#### [TASK DIRECTIONS]
Each line with the word "diag" must appear in the answer, copied from the records.

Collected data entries
# laboshinl/loam_velodyne

Hardware: AMD Instinct MI355X
Metric: sweeps/sec (64-ring, 1M-pt map): feature extraction + odometry + scan-to-map registration (higher is better)
Workload: dtype f32

## Files before the change

loam_velodyne_amd/csrc/dev_math.hpp:

```cpp
#pragma once
#include <hip/hip_runtime.h>
#include <cfloat>

namespace loamx {

struct Pose {
  float rx, ry, rz, tx, ty, tz;
  float srx, crx, sry, cry, srz, crz;
};

__host__ __device__ inline void pose_set_angles(Pose& p, float rx, float ry, float rz) {
  p.rx = rx; p.ry = ry; p.rz = rz;
  p.srx = (float)sin((double)rx); p.crx = (float)cos((double)rx);
  p.sry = (float)sin((double)ry); p.cry = (float)cos((double)ry);
  p.srz = (float)sin((double)rz); p.crz = (float)cos((double)rz);
}

__host__ __device__ inline void rot_x(float& y, float& z, float c, float s) {
  float y0 = y;
  y = c * y0 - s * z;
  z = s * y0 + c * z;
}
__host__ __device__ inline void rot_y(float& x, float& z, float c, float s) {
  float x0 = x;
// ... 183 lines not shown
#pragma unroll
      for (int r = k; r < M; r++) A[r][c] -= dot * v[r];
    }
    {
      float dot = 0.f;
#pragma unroll
      for (int r = k; r < M; r++) dot += v[r] * b[r];
      dot *= tau;
#pragma unroll
      for (int r = k; r < M; r++) b[r] -= dot * v[r];
    }
  }
  float y[N];
#pragma unroll
  for (int c = 0; c < N; c++) y[c] = 0.f;
#pragma unroll
  for (int k = N - 1; k >= 0; k--) {
    if (k < nonzero) {
      float s = b[k];
#pragma unroll
      for (int c = k + 1; c < N; c++)
        if (c < nonzero) s -= A[k][c] * y[c];
      y[k] = s / A[k][k];
    }
  }
#pragma unroll
  for (int c = 0; c < N; c++) x[c] = 0.f;
#pragma unroll
  for (int c = 0; c < N; c++)
#pragma unroll
    for (int j = 0; j < N; j++)
      if (c < nonzero && perm[c] == j) x[j] = y[c];
}

__device__ __forceinline__ void eig6_sym(const float* Ain, float* w, float* V, float* ws) {
  float* A = ws;
  float* Q = ws + 36;
  for (int r = 0; r < 6; r++)
    for (int c = 0; c <= r; c++) A[r * 6 + c] = A[c * 6 + r] = Ain[r * 6 + c];
  for (int r = 0; r < 6; r++)
    for (int c = 0; c < 6; c++) Q[r * 6 + c] = (r == c) ? 1.f : 0.f;
  for (int sweep = 0; sweep < 16; sweep++) {
    float off = 0.f, diag = 0.f;
    for (int r = 0; r < 6; r++) {
      diag += A[r * 6 + r] * A[r * 6 + r];
      for (int c = 0; c < r; c++) off += A[r * 6 + c] * A[r * 6 + c];
    }
    if (off <= 1e-20f * diag || off == 0.f) break;
    for (int p = 0; p < 5; p++)
      for (int q = p + 1; q < 6; q++) {
        float apq = A[p * 6 + q];
        if (apq == 0.f) continue;
        float theta = (A[q * 6 + q] - A[p * 6 + p]) / (2.f * apq);
        float t = (theta >= 0.f ? 1.f : -1.f) / (fabsf(theta) + sqrtf(theta * theta + 1.f));
        float c = 1.f / sqrtf(t * t + 1.f), s = t * c;
        for (int k = 0; k < 6; k++) {
          float akp = A[k * 6 + p], akq = A[k * 6 + q];
          A[k * 6 + p] = c * akp - s * akq;
          A[k * 6 + q] = s * akp + c * akq;
        }
        for (int k = 0; k < 6; k++) {
          float apk = A[p * 6 + k], aqk = A[q * 6 + k];
          A[p * 6 + k] = c * apk - s * aqk;
          A[q * 6 + k] = s * apk + c * aqk;
        }
        for (int k = 0; k < 6; k++) {
          float qkp = Q[k * 6 + p], qkq = Q[k * 6 + q];
          Q[k * 6 + p] = c * qkp - s * qkq;
          Q[k * 6 + q] = s * qkp + c * qkq;
        }
      }
  }
  int order[6];
#pragma unroll
  for (int k = 0; k < 6; k++) order[k] = k;
#pragma unroll
  for (int a_ = 1; a_ < 6; a_++) {
#pragma unroll
    for (int b_ = 5; b_ > 0; b_--) {
      if (b_ <= a_) {
        const float eb = A[order[b_] * 6 + order[b_]], ea = A[order[b_ - 1] * 6 + order[b_ - 1]];
        if (eb < ea) { int t = order[b_]; order[b_] = order[b_ - 1]; order[b_ - 1] = t; }
      }
    }
  }
  for (int k = 0; k < 6; k++) {
    w[k] = A[order[k] * 6 + order[k]];
    for (int r = 0; r < 6; r++) V[r * 6 + k] = Q[r * 6 + order[k]];
  }
}

__device__ __forceinline__ bool inverse6(const float* Ain, float* inv, float* ws) {
  float* A = ws;
  for (int r = 0; r < 6; r++)
    for (int c = 0; c < 6; c++) {
      A[r * 12 + c] = Ain[r * 6 + c];
      A[r * 12 + 6 + c] = (r == c) ? 1.f : 0.f;
    }
  for (int k = 0; k < 6; k++) {
    int piv = k;
    for (int r = k + 1; r < 6; r++)
      if (fabsf(A[r * 12 + k]) > fabsf(A[piv * 12 + k])) piv = r;
    if (A[piv * 12 + k] == 0.f) return false;
    if (piv != k)
      for (int c = 0; c < 12; c++) { float t = A[k * 12 + c]; A[k * 12 + c] = A[piv * 12 + c]; A[piv * 12 + c] = t; }
    float d = 1.f / A[k * 12 + k];
    for (int c = 0; c < 12; c++) A[k * 12 + c] *= d;
    for (int r = 0; r < 6; r++)
      if (r != k) {
        float f = A[r * 12 + k];
        if (f != 0.f)
          for (int c = 0; c < 12; c++) A[r * 12 + c] -= f * A[k * 12 + c];
      }
  }
  for (int r = 0; r < 6; r++)
    for (int c = 0; c < 6; c++) inv[r * 6 + c] = A[r * 12 + 6 + c];
  return true;
}

__device__ __forceinline__ bool certainly_not_degenerate(const float* AtA, float thr) {
  double L[6][6];
  const double shift = (double)thr * 1.001;
  double scale = 0.0;
#pragma unroll
  for (int i = 0; i < 6; i++) scale = fmax(scale, fabs((double)AtA[i * 6 + i]));
  const double tiny = 1e-6 * scale;
#pragma unroll
  for (int j = 0; j < 6; j++) {
    double dj = (double)AtA[j * 6 + j] - shift;
#pragma unroll
    for (int k = 0; k < 6; k++)
      if (k < j) dj -= L[j][k] * L[j][k];
    if (!(dj > tiny)) return false;
    const double lj = sqrt(dj);
    L[j][j] = lj;
#pragma unroll
    for (int i = 0; i < 6; i++)
      if (i > j) {
        double s = (double)AtA[i * 6 + j];
#pragma unroll
        for (int k = 0; k < 6; k++)
          if (k < j) s -= L[i][k] * L[j][k];
        L[i][j] = s / lj;
      }
  }
  return true;
}

__device__ __forceinline__ bool degeneracy_projector_full(const float* AtA, float thr, float* P, float* ws);
__device__ __forceinline__ bool degeneracy_projector(const float* AtA, float thr, float* P, float* ws) {
  if (certainly_not_degenerate(AtA, thr)) return false;
  return degeneracy_projector_full(AtA, thr, P, ws);
}
__device__ __forceinline__ bool degeneracy_projector_full(const float* AtA, float thr, float* P, float* ws) {
  float w[6];
  float* V = ws + 72;
  float* V2 = ws + 108;
  float* Vi = ws + 144;
  eig6_sym(AtA, w, V, ws);
  for (int k = 0; k < 36; k++) V2[k] = V[k];
  bool degenerate = false;
  {
    bool go = true;
#pragma unroll
    for (int i = 0; i < 6; i++) {
      if (go && w[i] < thr) {
        for (int j = 0; j < 6; j++) V2[i * 6 + j] = 0.f;
        degenerate = true;
      } else {
        go = false;
      }
    }
  }
  if (!inverse6(V, Vi, ws)) {
    for (int k = 0; k < 36; k++) P[k] = (k % 7 == 0) ? 1.f : 0.f;
    return degenerate;
  }
  for (int r = 0; r < 6; r++)
    for (int c = 0; c < 6; c++) {
      float s = 0.f;
      for (int k = 0; k < 6; k++) s += Vi[r * 6 + k] * V2[k * 6 + c];
      P[r * 6 + c] = s;
    }
  return degenerate;
}

__device__ __forceinline__ float lane_get(float x, int lane) { return __int_as_float(__builtin_amdgcn_readlane(__float_as_int(x), lane)); }

__device__ __forceinline__ float qr_solve6_lanes(const float* AtA, const float* AtB) {
  const int gl = (int)(threadIdx.x & 63);
  float a[6];
#pragma unroll
  for (int r = 0; r < 6; r++) a[r] = gl < 6 ? AtA[r * 6 + gl] : (gl == 6 ? AtB[r] : 0.f);
  int L[6] = {0, 1, 2, 3, 4, 5};
  bool pivoted = false;
  float s0 = 0.f;
#pragma unroll
  for (int r = 0; r < 6; r++) s0 += a[r] * a[r];
  const float nrm = gl < 6 ? sqrtf(s0) : 0.f;
  float maxnorm = lane_get(nrm, 0);
#pragma unroll
  for (int c = 1; c < 6; c++) {
    const float v = lane_get(nrm, c);
    maxnorm = v > maxnorm ? v : maxnorm;
  }
  const float thr_helper = (maxnorm * FLT_EPSILON) * (maxnorm * FLT_EPSILON) / 6.0f;
  int nonzero = 6;
#pragma unroll
  for (int k = 0; k < 6; k++) {
    float s = 0.f, tail = 0.f;
#pragma unroll
    for (int r = k; r < 6; r++) s += a[r] * a[r];
#pragma unroll
    for (int r = k + 1; r < 6; r++) tail += a[r] * a[r];
    const float c0 = a[k];
    float tau, beta, v[6];
    if (tail <= FLT_MIN) {
      tau = 0.f;
      beta = c0;
#pragma unroll
      for (int r = 0; r < 6; r++) v[r] = 0.f;
    } else {
      beta = sqrtf(c0 * c0 + tail);
      if (c0 >= 0.f) beta = -beta;
#pragma unroll
      for (int r = 0; r < 6; r++) v[r] = r > k ? a[r] / (c0 - beta) : 0.f;
      tau = (beta - c0) / beta;
    }
    v[k] = 1.f;
    int best = k;
    float bestn = lane_get(s, L[k]);
#pragma unroll
    for (int c = k + 1; c < 6; c++) {
      const float sc = lane_get(s, L[c]);
      if (sc > bestn) { bestn = sc; best = c; }
    }
    best = __builtin_amdgcn_readfirstlane(best);
    if (nonzero == 6 && bestn < thr_helper * float(6 - k)) nonzero = k;
    {
      int lb = L[k];
#pragma unroll
      for (int c = k + 1; c < 6; c++) lb = best == c ? L[c] : lb;
#pragma unroll
      for (int c = k + 1; c < 6; c++) L[c] = best == c ? L[k] : L[c];
      L[k] = __builtin_amdgcn_readfirstlane(lb);
    }
    const int pl = L[k];
    tau = lane_get(tau, pl);
    beta = lane_get(beta, pl);
#pragma unroll
    for (int r = k + 1; r < 6; r++) v[r] = lane_get(v[r], pl);
    if (gl == pl) {
      pivoted = true;
      a[k] = beta;
#pragma unroll
      for (int r = k + 1; r < 6; r++) a[r] = 0.f;
    } else if (gl <= 6 && !pivoted) {
      float dot = 0.f;
#pragma unroll
      for (int r = k; r < 6; r++) dot += v[r] * a[r];
      dot *= tau;
#pragma unroll
      for (int r = k; r < 6; r++) a[r] -= dot * v[r];
    }
  }
  float y = 0.f;
#pragma unroll
  for (int k = 5; k >= 0; k--) {
    float sacc = lane_get(a[k], 6);
#pragma unroll
    for (int c = k + 1; c < 6; c++) {
      const float term = lane_get(a[k] * y, L[c]);
      if (c < nonzero) sacc -= term;
    }
    const float diag = lane_get(a[k], L[k]);
    if (gl == L[k] && k < nonzero) y = sacc / diag;
  }
  return gl < 6 ? y : 0.f;
}
__device__ __forceinline__ void qr_solve6_coop(const float* AtA, const float* AtB, float* X) {
  const float y = qr_solve6_lanes(AtA, AtB);
  if ((threadIdx.x & 63) < 6) X[threadIdx.x & 63] = y;
}

__device__ __forceinline__ void xchg_store(double* p, double v) { __hip_atomic_store(p, v, __ATOMIC_RELAXED, __HIP_MEMORY_SCOPE_AGENT); }
__device__ __forceinline__ void xchg_stores_done() { asm volatile("s_waitcnt vmcnt(0)" ::: "memory"); }
__device__ __forceinline__ double xchg_load_nowait(const double* p) {
  double v;
  asm volatile("global_load_dwordx2 %0, %1, off sc1" : "=v"(v) : "v"(p) : "memory");
  return v;
}
typedef unsigned xrec_t __attribute__((ext_vector_type(4)));
__device__ __forceinline__ void xrec_store(xrec_t* p, double v, unsigned tag) {
  xrec_t r;
  r.x = tag; r.y = (unsigned)__double2loint(v); r.z = (unsigned)__double2hiint(v); r.w = tag;
  asm volatile("global_store_dwordx4 %0, %1, off sc1\n\ts_nop 1" ::"v"(p), "v"(r) : "memory");
}
__device__ __forceinline__ xrec_t xrec_load(const xrec_t* p) {
  xrec_t r;
  asm volatile("global_load_dwordx4 %0, %1, off sc1\n\ts_waitcnt vmcnt(0)" : "=v"(r) : "v"(p) : "memory");
  return r;
}
__device__ __forceinline__ double xrec_value(const xrec_t& r) { return __hiloint2double((int)r.z, (int)r.y); }
__device__ __forceinline__ void xchg_loads_done() { asm volatile("s_waitcnt vmcnt(0)" ::: "memory"); }
__device__ __forceinline__ void xchg_loaded(double& v) { asm volatile("" : "+v"(v)); }

}
```

loam_velodyne_amd/csrc/odometry.hip:

```cpp
#include "odometry.hpp"
#include "odom_schedule.hpp"
#include "pinned_copy.hpp"
#include <chrono>
#include <cstring>
#include <type_traits>

namespace loamx {

constexpr int OD_THREADS = 256;
constexpr int OD_TR_STRIDE = OD_THREADS + 2;
constexpr int OD_PART_STRIDE = 2 * (2 * 16 * LX_NSUM) + 16;
[[maybe_unused]] constexpr int OD_PART_TS = 2 * (2 * 16 * LX_NSUM);
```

#### [ANSWER]
    float off = 0.f, diag = 0.f;
      diag += A[r * 6 + r] * A[r * 6 + r];
    if (off <= 1e-20f * diag || off == 0.f) break;
    const float diag = lane_get(a[k], L[k]);
    if (gl == L[k] && k < nonzero) y = sacc / diag;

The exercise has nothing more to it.